Skeletal Muscle Bioengineering
Ah, the marvel of muscle! Your skeletal muscle tissue allows you to walk, smile, and breathe. When you want to move, your brain sends signals via motor neurons to the neuromuscular junction where a burst of acetylcholine is released. This in turn actives a cascade of calcium within each skeletal muscle fiber invoking tiny molecular motors to crawl along cords of actin protein and produce a coordinated contraction of your muscle. As if this weren’t enough, when skeletal muscle is injured, muscle stem cells residing in the tissue are called to action to restore muscle form and function.
There are a number of situations where skeletal muscle health declines. For example, with age, skeletal muscle progressively becomes weak, and can lose the ability to self-repair after an injury.

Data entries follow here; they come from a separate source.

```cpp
template <int EPS, int GEO, bool STORE_U>
__global__ __launch_bounds__(64) void rollout_sampled_global_kernel(const SolveParams p)
{
    extern __shared__ __attribute__((aligned(16))) float smem[];
    const int T = p.T, K = p.K;
    float *ml = smem, *mv = ml + 2 * T, *Ul = mv + 2 * T, *el = Ul + 2 * T * kUPad;
    const WgId wg = decode_wg(p);
    if (wg.idle) return;
    const int lane = threadIdx.x, b = wg.b;
    const int k = wg.blk * 64 + lane;
    const bool active = k < K;
    const int kk = active ? k : K - 1;
    const float *__restrict__ mu = p.map + (size_t)b * p.map_stride;
    const float *__restrict__ sg = p.slip_std + (size_t)b * p.map_stride;
    const float sx = p.state[b * 3 + 0], sy = p.state[b * 3 + 1], sth = p.state[b * 3 + 2];
    const float gx = p.goal[b * 2 + 0], gy = p.goal[b * 2 + 1];
    const Win w{0, 0, 0.f, 0.f, 0.f, 0.f};
    for (int j = lane; j < 2 * T; j += 64) {
        const float m = p.mean[(size_t)b * 2 * T + j];
        ml[j] = m;
        mv[j] = m * ((j & 1) ? p.iv1 : p.iv0);
    }
    if (wg.blk == 0 && lane < 3) p.state_copy[b * 3 + lane] = p.state[b * 3 + lane];
    if (p.state_snap && wg.blk == 0 && lane < 3) p.state_snap[b * 3 + lane] = p.state[b * 3 + lane];
    __syncthreads();
    const size_t Kp = (size_t)p.Kp;
    float *Xb = p.X + (size_t)b * (T + 1) * 3 * Kp + k;
    float *Ub = STORE_U ? p.U + (size_t)b * T * 2 * Kp + k : nullptr;
    for (int t = 0; t < T; t += 2) produce_pair<EPS, STORE_U>(p, p.eps, b, kk, t, p.solve, ml, Ul, Ub, Kp, lane);
    __syncthreads();
    float x = sx, y = sy, th = sth;
    float sn, cs;
    sincos_spec(th, sn, cs);
    float zq[4] = {0.f, 0.f, 0.f, 0.f};
    double Sd = 0.0, Ad = 0.0;
    for (int t = 0; t < T; ++t) {
        if (p.zt) {
            zq[t & 1] = p.zt[((size_t)b * T + t) * K + kk];
            zq[2 + (t & 1)] = p.zc[((size_t)b * (T + 1) + t) * K + kk];
        } else if ((t & 1) == 0) {
            philox_slip_block(p.seed, p.solve, (uint32_t)b, (uint32_t)(kk + p.k0), (uint32_t)(t >> 1), zq);
        }
        const float u0 = Ul[(2 * t) * kUPad + lane], u1 = Ul[(2 * t + 1) * kUPad + lane];
        const int e = slip_cell_safe<GEO, false>(p, w, x, y);
        const float trav = trav_from_slip(mu[e], sg[e], zq[t & 1]);
        float xn, yn, tn;
        if (p.ref_order) {
            sincos_spec(th, sn, cs);
            const float tv = trav * u0;
            xn = x + (tv * cs) * p.dt; yn = y + (tv * sn) * p.dt;
            tn = th + (trav * u1) * p.dt;
            th = wrap_angle(tn);
        } else {
            const float g = u0 * p.dt, dth = trav * (u1 * p.dt);
            xn = __builtin_fmaf(trav, g * cs, x); yn = __builtin_fmaf(trav, g * sn, y);
            tn = theta_step(th, dth, t == 0);
            rotate_spec(cs, sn, dth);
        }
        float *Xt = Xb + (size_t)(3 * t) * Kp;
        Xt[0] = xn; Xt[Kp] = yn; Xt[2 * Kp] = tn;
        x = clampf(xn, p.x0, p.x_hi); y = clampf(yn, p.y0, p.y_hi);
        const int ec = slip_cell_safe<GEO, false>(p, w, xn, yn);
        const float tc = trav_from_slip(mu[ec], sg[ec], zq[2 + (t & 1)]);
        const float dx = xn - gx, dy = yn - gy;
        Sd += (double)(sqrt_cr_normal(dx * dx + dy * dy) + (tc <= p.thr ? 1.0e4f : 0.0f));
        Ad += (double)(p.lambda_ * (mv[2 * t] * u0 + mv[2 * t + 1] * u1));
    }
    {
        float *Xt = Xb + (size_t)(3 * T) * Kp;
        Xt[0] = x; Xt[Kp] = y; Xt[2 * Kp] = th;
    }
    if (p.zt) zq[2 + (T & 1)] = p.zc[((size_t)b * (T + 1) + T) * K + kk];
    else if ((T & 1) == 0) philox_slip_block(p.seed, p.solve, (uint32_t)b, (uint32_t)(kk + p.k0), (uint32_t)(T >> 1), zq);
    const int eT = slip_cell_safe<GEO, false>(p, w, x, y);
    const float tT = trav_from_slip(mu[eT], sg[eT], zq[2 + (T & 1)]);
    const float dxT = x - gx, dyT = y - gy;
    const float term = sqrt_cr_normal(dxT * dxT + dyT * dyT) + (tT <= p.thr ? 1.0e4f : 0.0f);
    const float cost = ((float)Sd + term) + (float)Ad;
    if (active) p.cost[(size_t)b * K + k] = cost;
    const float zz = active ? (-cost) / p.lambda_ : -INFINITY;
    const float zmax = wave_max(zz);
    const float e = active ? expf(zz - zmax) : 0.0f;
    const float esum = wave_sum(e);
    el[lane] = e;
    __syncthreads();
    float *part = p.part + ((size_t)b * p.nblk + wg.blk) * (2 + 2 * T);
    column_sums<64, false>(Ul, el, T, lane, part);
    if (lane == 0) { part[0] = zmax; part[1] = esum; }
}

__global__ void philox_slip_kernel(float *__restrict__ zt, float *__restrict__ zc, float *__restrict__ zo, uint64_t seed,
                                   uint64_t solve, int b, int K, int T, int k0)
{
    const int nS = ((T + 2) & ~1) >> 1;
    const size_t tot = (size_t)K * nS;
    for (size_t i = blockIdx.x * (size_t)blockDim.x + threadIdx.x; i < tot; i += (size_t)gridDim.x * blockDim.x) {
        const int k = (int)(i / nS), j = (int)(i - (size_t)k * nS);
        float z[4];
        philox_slip_block(seed, solve, (uint32_t)b, (uint32_t)(k + k0), (uint32_t)j, z);
        for (int s = 0; s < 2; ++s) {
            const int r = 2 * j + s;
            if (r < T) zt[(size_t)k * T + r] = z[s];
            if (r <= T) zc[(size_t)k * (T + 1) + r] = z[2 + s];
        }
    }
    if (blockIdx.x == 0)
        for (int j = threadIdx.x; 4 * j < T; j += blockDim.x) {
            float z[4];
            philox_slip_block(seed, solve, (uint32_t)b, 0xffffffffu, (uint32_t)j, z);
            for (int s = 0; s < 4; ++s)
                if (4 * j + s < T) zo[4 * j + s] = z[s];
        }
}


}

size_t sampled_resident_per_cu(const SolveParams &p)
{
    const size_t need = sizeof(float) * sampled_lds_floats(p.T, p.WN);
    return std::max<size_t>(1, std::min<size_t>(160 * 1024 / std::max<size_t>(need, 1), 32 / kSampledWaves));
}

bool sampled_fused(const SolveParams &p)
{
    const size_t need = sizeof(float) * sampled_lds_floats(p.T, p.WN);
    const size_t tail = finish_lds_bytes(p) + sizeof(float) * 64;
    return p.slip_on && !p.ref_order && p.WN > 0 && need <= 160 * 1024 && tail <= need && p.nblk <= 1024;
}


namespace {

template <int EPS, int GEO>
hipError_t launch_sampled_g(const SolveParams &p, hipStream_t s)
{
    const size_t lds_w = sizeof(float) * sampled_lds_floats(p.T, p.WN);
    const dim3 grid = rollout_grid(p, sampled_fused(p) && p.have_prev);
    if (sampled_fused(p)) {
#define BN_SL(SU)                                                                                                      \
    do { hipError_t e = ensure_lds(rollout_sampled_kernel<EPS, GEO, SU>, lds_w); if (e != hipSuccess) return e;        \
         rollout_sampled_kernel<EPS, GEO, SU><<<grid, dim3(kSampledThreads), lds_w, s>>>(p); } while (0)
        if (p.U) BN_SL(true); else BN_SL(false);
#undef BN_SL
    } else {
        const size_t lds = sizeof(float) * (4 * (size_t)p.T + 2 * (size_t)p.T * kUPad + 64);
#define BN_SL(SU)                                                                                                      \
    do { hipError_t e = ensure_lds(rollout_sampled_global_kernel<EPS, GEO, SU>, lds); if (e != hipSuccess) return e;   \
         rollout_sampled_global_kernel<EPS, GEO, SU><<<grid, dim3(64), lds, s>>>(p); } while (0)
        if (p.U) BN_SL(true); else BN_SL(false);
#undef BN_SL
    }
    return hipGetLastError();
}

template <int EPS>
hipError_t launch_sampled_e(const SolveParams &p, hipStream_t s)
{
    switch (geo_of(p)) {
    case kGeoPow2Origin0: return launch_sampled_g<EPS, kGeoPow2Origin0>(p, s);
    case kGeoPow2: return launch_sampled_g<EPS, kGeoPow2>(p, s);
    default: return launch_sampled_g<EPS, kGeoGeneral>(p, s);
    }
}


}

hipError_t launch_rollout_sampled(const SolveParams &p, EpsMode mode, hipStream_t s)
{
    switch (mode) {
    case kEpsPhilox: return launch_sampled_e<kEpsPhilox>(p, s);
    case kEpsKT2: return launch_sampled_e<kEpsKT2>(p, s);
    default: return launch_sampled_e<kEpsT2K>(p, s);
    }
}

hipError_t launch_philox_slip(float *zt, float *zc, float *zo, uint64_t seed, uint64_t solve, int b, int K, int T, int k0, hipStream_t s)
{
    philox_slip_kernel<<<grid_for((size_t)K * (T / 2 + 1)), 256, 0, s>>>(zt, zc, zo, seed, solve, b, K, T, k0);
    return hipGetLastError();
}


}
```

Baseline: 105,800.

## Pipeline sampled rollout stages with LDS progress flags instead of block barriers

Replaces the barrier-separated phases of the sampled rollout kernel with wave-specialized producer/consumer pipelining. Progress counters live in LDS: control chunks are computed in parallel and published, the serial slip chain starts as soon as its first chunk is ready, and other waves stream X writes and per-step cost accumulation behind the chain rather than waiting for it to finish. Noise generation is also split from the mean-dependent clamp, so it can proceed before the overlap wait for the new mean. This shortens the critical path around the serial chain but adds spin-waiting, volatile LDS polling and fragile memory ordering.

```diff
diff --git a/benchnav_amd/csrc/rollout_sampled.hip b/benchnav_amd/csrc/rollout_sampled.hip
--- a/benchnav_amd/csrc/rollout_sampled.hip
+++ b/benchnav_amd/csrc/rollout_sampled.hip
@@ -6,6 +6,33 @@
 
 constexpr int kSampledWaves = 8;
 constexpr int kSampledThreads = 64 * kSampledWaves;
+constexpr int kSampledTail = 4;
+
+typedef __attribute__((address_space(3))) volatile int lds_vint;
+
+__device__ __forceinline__ void post_progress(int *word, int v)
+{
+    asm volatile("" ::: "memory");
+    if ((threadIdx.x & 63) == 0) *(lds_vint *)word = v;
+}
+template <int SLEEP>
+__device__ __forceinline__ int wait_progress(int *word, int need)
+{
+    lds_vint *p3 = (lds_vint *)word;
+    int v;
+    while ((v = *p3) < need) __builtin_amdgcn_s_sleep(SLEEP);
+    asm volatile("" ::: "memory");
+    return __builtin_amdgcn_readfirstlane(v);
+}
+constexpr int kSampledProducers = kSampledWaves - 1;
+__device__ __forceinline__ bool controls_complete(int *prog, int nchunk, int lane)
+{
+    const int w = lane & (kSampledWaves - 1);
+    const int last = w == 0 ? 1 : w < nchunk ? w + ((nchunk - 1 - w) / kSampledProducers) * kSampledProducers + 1 : 0;
+    const int v = *(lds_vint *)(prog + 8 + w);
+    asm volatile("" ::: "memory");
+    return __builtin_amdgcn_ballot_w64(v < last) == 0;
+}
 
 __host__ __device__ inline size_t sampled_lds_floats(int T, int WN)
 {
@@ -23,6 +50,7 @@
     float2 *win2 = reinterpret_cast<float2 *>(smem + 4 * 64 * (T + 1));
     float *Zt = reinterpret_cast<float *>(win2 + WN2), *Zc = Zt + 64 * TP;
     float *Ul = Zc + 64 * TP, *ml = Ul + 2 * T * kUPad, *mv = ml + 2 * T, *el = mv + 2 * T, *ad = el + 64;
+    int *prog = reinterpret_cast<int *>(Zt + 64 * T);
     const WgId wg = decode_wg(p);
     if (wg.idle) return;
     const int tid = threadIdx.x, lane = tid & 63, b = wg.b;
@@ -60,13 +88,16 @@
     }
     if (wg.blk == 0 && tid < 3) { if (tpub) store_agent(p.state_copy + b * 3 + tid, p.state[b * 3 + tid]); else p.state_copy[b * 3 + tid] = p.state[b * 3 + tid]; }
     if (p.state_snap && wg.blk == 0 && tid < 3) p.state_snap[b * 3 + tid] = p.state[b * 3 + tid];
-    __syncthreads();
-
+    if (tid < 8 + kSampledWaves) prog[tid] = 0;
+    __syncthreads();
+
+    const int nchunk = (T + 3) >> 2;
+    const int cstep = wid == 0 ? nchunk : kSampledProducers;
     {
-        const int nE = (T + 1) >> 1, nS = TP >> 1;
-        for (int q = nE + wid; q < nE + nS; q += kSampledWaves) {
+        const int nS = TP >> 1;
+        for (int q = kSampledWaves - 1 - wid; q < nS; q += kSampledWaves) {
             {
-                const int r0 = 2 * (q - nE), r1 = r0 + 1;
+                const int r0 = 2 * q, r1 = r0 + 1;
                 float z[4];
                 if (p.zt) {
                     z[0] = r0 < T ? p.zt[((size_t)b * T + r0) * K + kk] : 0.0f;
@@ -74,27 +105,58 @@
                     z[2] = r0 <= T ? p.zc[((size_t)b * (T + 1) + r0) * K + kk] : 0.0f;
                     z[3] = r1 <= T ? p.zc[((size_t)b * (T + 1) + r1) * K + kk] : 0.0f;
                 } else {
-                    philox_slip_block(p.seed, p.solve, (uint32_t)b, (uint32_t)(kk + p.k0), (uint32_t)(q - nE), z);
+                    philox_slip_block(p.seed, p.solve, (uint32_t)b, (uint32_t)(kk + p.k0), (uint32_t)q, z);
                 }
-                Zt[r0 * 64 + lane] = z[0]; Zt[r1 * 64 + lane] = z[1];
+                if (r0 < T) Zt[r0 * 64 + lane] = z[0];
+                if (r1 < T) Zt[r1 * 64 + lane] = z[1];
                 Zc[r0 * 64 + lane] = z[2]; Zc[r1 * 64 + lane] = z[3];
             }
         }
+        for (int c = wid; c < nchunk; c += cstep)
+            for (int t = 4 * c; t < min(4 * c + 4, T); t += 2) {
+                float e[4];
+                noise_pair<EPS>(p, b, kk, t, e);
+                Ul[(2 * t) * kUPad + lane] = e[0];
+                Ul[(2 * t + 1) * kUPad + lane] = e[1];
+                if (t + 1 < T) { Ul[(2 * t + 2) * kUPad + lane] = e[2]; Ul[(2 * t + 3) * kUPad + lane] = e[3]; }
+            }
         if (ovs) {
             if (tid == 0) wait_counter<16>(flag_ctr(p.flag_part, p.prev_slot * p.B + b), p.wait_part, p);
+            BN_STAMP(13);
             __syncthreads();
             for (int j = tid; j < 2 * T; j += kSampledThreads) {
                 const float m = load_agent(p.mean + (size_t)b * 2 * T + j);
                 ml[j] = m;
                 mv[j] = m * ((j & 1) ? p.iv1 : p.iv0);
             }
-            __syncthreads();
-        }
-        if (p.mean_snap && wg.blk == 0 && wid == 0) snapshot_mean(p, b, ml, lane);
-        for (int q = wid; q < nE; q += kSampledWaves) produce_pair<EPS, STORE_U>(p, p.eps, b, kk, 2 * q, p.solve, ml, Ul, Ub, Kp, lane);
+        }
     }
     __syncthreads();
     BN_STAMP(1);
+
+    for (int c = wid; c < nchunk; c += cstep) {
+        const int t0 = 4 * c;
+        if (t0 + 4 <= T) {
+            float z[8], m[8];
+#pragma unroll
+            for (int i = 0; i < 8; ++i) { z[i] = Ul[(2 * t0 + i) * kUPad + lane]; m[i] = ml[2 * t0 + i]; }
+#pragma unroll
+            for (int i = 0; i < 8; ++i) {
+                const float u = (i & 1) ? clampf(m[i] + p.sigma1 * z[i], p.umin1, p.umax1) : clampf(m[i] + p.sigma0 * z[i], p.umin0, p.umax0);
+                Ul[(2 * t0 + i) * kUPad + lane] = u;
+                if (STORE_U) Ub[(size_t)(2 * t0 + i) * Kp] = u;
+            }
+        } else {
+            for (int t = t0; t < T; ++t) {
+                const float u0 = clampf(ml[2 * t] + p.sigma0 * Ul[(2 * t) * kUPad + lane], p.umin0, p.umax0);
+                const float u1 = clampf(ml[2 * t + 1] + p.sigma1 * Ul[(2 * t + 1) * kUPad + lane], p.umin1, p.umax1);
+                Ul[(2 * t) * kUPad + lane] = u0;
+                Ul[(2 * t + 1) * kUPad + lane] = u1;
+                if (STORE_U) { float *Ut = Ub + (size_t)(2 * t) * Kp; Ut[0] = u0; Ut[Kp] = u1; }
+            }
+        }
+        post_progress(prog + 8 + wid, c + 1);
+    }
 
     if (wid == 0) {
         SlipChain c;
@@ -102,55 +164,97 @@
         sincos_spec(c.th, c.sn, c.cs);
         c.e = slip_cell_safe<GEO, true>(p, w, sx, sy);
         float xn, yn, tn;
+        BN_WSTAMP(0);
+        bool all = controls_complete(prog, nchunk, lane);
         slip_chain_step<GEO, true>(p, win2, w, c, Ul[lane], Ul[kUPad + lane], Zt[lane], xn, yn, tn);
         XL[lane] = make_float4(xn, yn, tn, __int_as_float(c.e));
+        while (!all) { all = controls_complete(prog, nchunk, lane); if (!all) __builtin_amdgcn_s_sleep(1); }
         int t = 1;
-        for (; t + 4 <= T; t += 4) {
-            float uq[4][3];
-#pragma unroll
-            for (int i = 0; i < 4; ++i) {
-                uq[i][0] = Ul[(2 * (t + i)) * kUPad + lane]; uq[i][1] = Ul[(2 * (t + i) + 1) * kUPad + lane];
-                uq[i][2] = Zt[(t + i) * 64 + lane];
-            }
-#pragma unroll
-            for (int i = 0; i < 4; ++i) {
-                slip_chain_step<GEO, false>(p, win2, w, c, uq[i][0], uq[i][1], uq[i][2], xn, yn, tn);
-                __builtin_amdgcn_sched_barrier(0);
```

Loss of skeletal muscle mass and function also arises from genetic conditions (e.g. Duchenne muscular dystrophy), time spent in the intensive care unit (ICU-acquired weakness), and many other causes. The goal of Gilbert Lab research is to find ways to restore muscle function by harnessing the potential of muscle stem cells. We do this by working to understand what controls muscle stem cells in health, and how this changes in disease, and then we test potential treatments - discovered in our research - in miniature culture models of human skeletal muscle that we engineer in a dish.